No, it's not about that Michael Jackson song, I need an opinion concerning whether I should go for this:










Or this:










I need a cheapo for work and my nicer watches are just going to get ruined. I'm leaning towards the white-faced one, on a NATO.

Opinions?

Thanks


----------



## pauluspaolo (Feb 24, 2003)

Much as I like black dialled watches I thik the white dialled one looks superb. Should look good on a nato too.

Go for it







!!!


----------



## jasonm (Nov 22, 2003)

I like the white too, makes nice change


----------



## ditchdiger (Jun 23, 2007)

weird i prefer black but in this instance

the whites a stunner looks a lot better...get it......


----------



## Guest (Jul 14, 2007)

Buy both cut out the middle man


----------



## tranber70 (Mar 24, 2007)

Vote for the black one...


----------



## Stanford (Feb 10, 2007)

Given a choice I generally go for black, but on this occasion, I do believe I prefer the white dial and date wheel.


----------



## TikTok (Mar 26, 2006)

For important decisions I go here:

http://www.sylloge.com/5k/entries/162/


----------



## mach 0.0013137 (Jan 10, 2005)

I`d also go for the white dial although the black is very smart as well


----------



## Bladerunner (Jun 4, 2006)

Have to agree, on this one - white.

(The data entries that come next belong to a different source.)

// ... 356 lines not shown
    v[12] ^= (uint64_t)done;
    if (last) v[14] = ~v[14];
    for (int r = 0; r < 12; r++) {
      const uint8_t* s = sigma[r];
      auto G = [&](int a, int b, int c, int d, uint64_t x, uint64_t y) {
        v[a] = v[a] + v[b] + x; v[d] = ror(v[d] ^ v[a], 32);
        v[c] = v[c] + v[d];     v[b] = ror(v[b] ^ v[c], 24);
        v[a] = v[a] + v[b] + y; v[d] = ror(v[d] ^ v[a], 16);
        v[c] = v[c] + v[d];     v[b] = ror(v[b] ^ v[c], 63);
      };
      G(0, 4, 8, 12, m[s[0]], m[s[1]]);
      G(1, 5, 9, 13, m[s[2]], m[s[3]]);
      G(2, 6, 10, 14, m[s[4]], m[s[5]]);
      G(3, 7, 11, 15, m[s[6]], m[s[7]]);
      G(0, 5, 10, 15, m[s[8]], m[s[9]]);
      G(1, 6, 11, 12, m[s[10]], m[s[11]]);
      G(2, 7, 8, 13, m[s[12]], m[s[13]]);
      G(3, 4, 9, 14, m[s[14]], m[s[15]]);
    }
    for (int i = 0; i < 8; i++) h[i] ^= v[i] ^ v[i + 8];
  }
  for (int i = 0; i < 32; i++) out[i] = (uint8_t)(h[i / 8] >> (8 * (i % 8)));
}

uint64_t splitmix64(uint64_t& x) {
  uint64_t z = (x += 0x9e3779b97f4a7c15ULL);
  z = (z ^ (z >> 30)) * 0xbf58476d1ce4e5b9ULL;
  z = (z ^ (z >> 27)) * 0x94d049bb133111ebULL;
  return z ^ (z >> 31);
}

int make_seed(uint64_t seed, uint32_t words[8]) {
  if (seed == 0) {
    uint8_t b[32];
    size_t got = 0;
    while (got < sizeof b) {
      ssize_t r = getrandom(b + got, sizeof b - got, 0);
      if (r <= 0) return fail(DH_EDEVICE, "getrandom failed");
      got += (size_t)r;
    }
    memcpy(words, b, 32);
  } else {
    uint64_t x = seed;
    for (int i = 0; i < 4; i++) {
      uint64_t v = splitmix64(x);
      words[2 * i] = (uint32_t)(v >> 32);
      words[2 * i + 1] = (uint32_t)v;
    }
  }
  return DH_OK;
}

static bool window_ok(int sbits, int c) {
  const int nw = (sbits + 1 + c - 1) / c, t = sbits - c * (nw - 1);
  return t >= c - 4;
}
dh::msm_geom geom_for(size_t gsize, int parts = 1) {
  const size_t npts = (size_t)parts * gsize;
  const int sbits = parts == 4 ? 31 : parts == 2 ? 63 : 127;
  int lg = 0;
  while (((size_t)1 << (lg + 1)) <= npts) lg++;
  int c = std::max(3, std::min(16, lg - 2));
  static const int c_env = [] {
    const char* e = getenv("DRANDHIP_MSM_C");
    const int v = e ? atoi(e) : 0;
    return v >= 4 && v <= 16 ? v : 0;
  }();
  if (c_env && gsize >= 65536) c = c_env;
  while (c > 3 && !window_ok(sbits, c)) c--;
  dh::msm_geom g;
  g.gsize = (uint32_t)gsize;
  g.c = c;
  g.nwin = (sbits + 1 + c - 1) / c;
  g.nbuck = (1u << (c - 1)) + 1;
  uint32_t nseg = std::max(1u, std::min(8192u, g.nbuck / 8));
  g.nseg = nseg;
  g.seglen = (g.nbuck - 1 + nseg - 1) / nseg;
  g.halves = (uint32_t)parts;
  g.half_stride = 0;
  return g;
}

static void fit_segments(dh::msm_geom& g, size_t ngroups, size_t nsets) {
  const size_t rows = std::max<size_t>(1, nsets * ngroups * (size_t)g.nwin);
  const size_t want = ((size_t)1 << 18) / rows + 1;
  size_t nseg = std::max<size_t>(1, std::min<size_t>({want, (size_t)g.nseg}));
  if (nseg > 512) nseg &= ~(size_t)511;
  g.nseg = (uint32_t)nseg;
  g.seglen = (g.nbuck - 1 + g.nseg - 1) / g.nseg;
}

constexpr size_t JAC_WORDS_G1 = 36, JAC_WORDS_G2 = 72;

struct prof_entry {
  uint64_t count = 0;
  double ms = 0;
  unsigned long long prods = 0;
};
struct prof_pending {
  const char* name;
  hipEvent_t a, b;
  unsigned long long prods;
};
struct profiler {
  std::mutex mu;
  std::atomic<bool> on{false};
  std::vector<std::pair<std::string, prof_entry>> table;
  std::vector<prof_pending> pending;
  void add(const char* name, float ms, unsigned long long prods = 0) {
    std::lock_guard<std::mutex> lk(mu);
    add_locked(name, ms, prods);
  }
  void add_locked(const char* name, float ms, unsigned long long prods) {
    for (auto& e : table)
      if (e.first == name) {
        e.second.count++;
        e.second.ms += ms;
        e.second.prods += prods;
        return;
      }
    prof_entry pe;
    pe.count = 1;
    pe.ms = ms;
    pe.prods = prods;
    table.emplace_back(name, pe);
  }
};
profiler g_prof;

static void prof_settle(const char* name, hipEvent_t a, hipEvent_t b, unsigned long long prods) {
  float ms = 0;
  if (hipEventSynchronize(b) == hipSuccess && hipEventElapsedTime(&ms, a, b) == hipSuccess) g_prof.add(name, ms, prods);
  (void)hipEventDestroy(a);
  (void)hipEventDestroy(b);
}
static void prof_drain_locked() {
  for (auto& r : g_prof.pending) {
    float ms = 0;
    if (hipEventSynchronize(r.b) == hipSuccess && hipEventElapsedTime(&ms, r.a, r.b) == hipSuccess)
      g_prof.add_locked(r.name, ms, r.prods);
    (void)hipEventDestroy(r.a);
    (void)hipEventDestroy(r.b);
  }
  g_prof.pending.clear();
}

#ifdef DH_COUNT_PRODUCTS
static unsigned long long count_take_all() {
  unsigned long long t = 0, v = 0;
  hipError_t (*take[])(unsigned long long*) = {dh::count_take_prep, dh::count_take_msm, dh::count_take_check,
                                               dh::count_take_sign, dh::count_take_recover, dh::count_take_vm,
                                               dh::count_take_schnorr};
  for (auto f : take)
    if (f(&v) == hipSuccess) t += v;
  return t;
}
#endif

But it's _your _opinion that counts.


----------



## normdiaz (May 5, 2004)

Some other considerations. Will a "5" be sturdy enough to hold up to the type of abuse involved in your work? How much water immersion? If I recall, most "5's" are 30 to 50M WR.


----------



## colinryan (Jul 8, 2007)

I'm a transport/depot manager for a haulage company, so it'll get a fair bit of knocking around. However, at thirty quid I won't have to give a **** about that =p


----------



## Running_man (Dec 2, 2005)

Both nice but I favour the white one.

A.


----------



## blackandgolduk (Apr 25, 2005)

Normally I'd go for the black faced watch, but in this instance I think that the white faced one is just lovely! However, at 30 nicker each I'd probably get both...


----------



## PhilM (Nov 5, 2004)

I'd also go for the white one


----------



## Wardy (Jul 23, 2003)

I'm in the minority...................I'd go black


----------



## Vagabond (Nov 13, 2006)

My 2p worth : Both do look good - though I favour the Black one. IMO the numbers stand out better and it just seems more legible "at-a-glance".


----------



## colinryan (Jul 8, 2007)

Well, I got the white one, and to be honest I didn't like it very much. I know it was only a thirty quid watch but it was too insubstantial. I put it on a black NATO (so it doesn't attract thieves as easily) and gave it to my young cousin who's starting highschool next month, it should do him fine.

I think I'll just stick with divers' watches =P


----------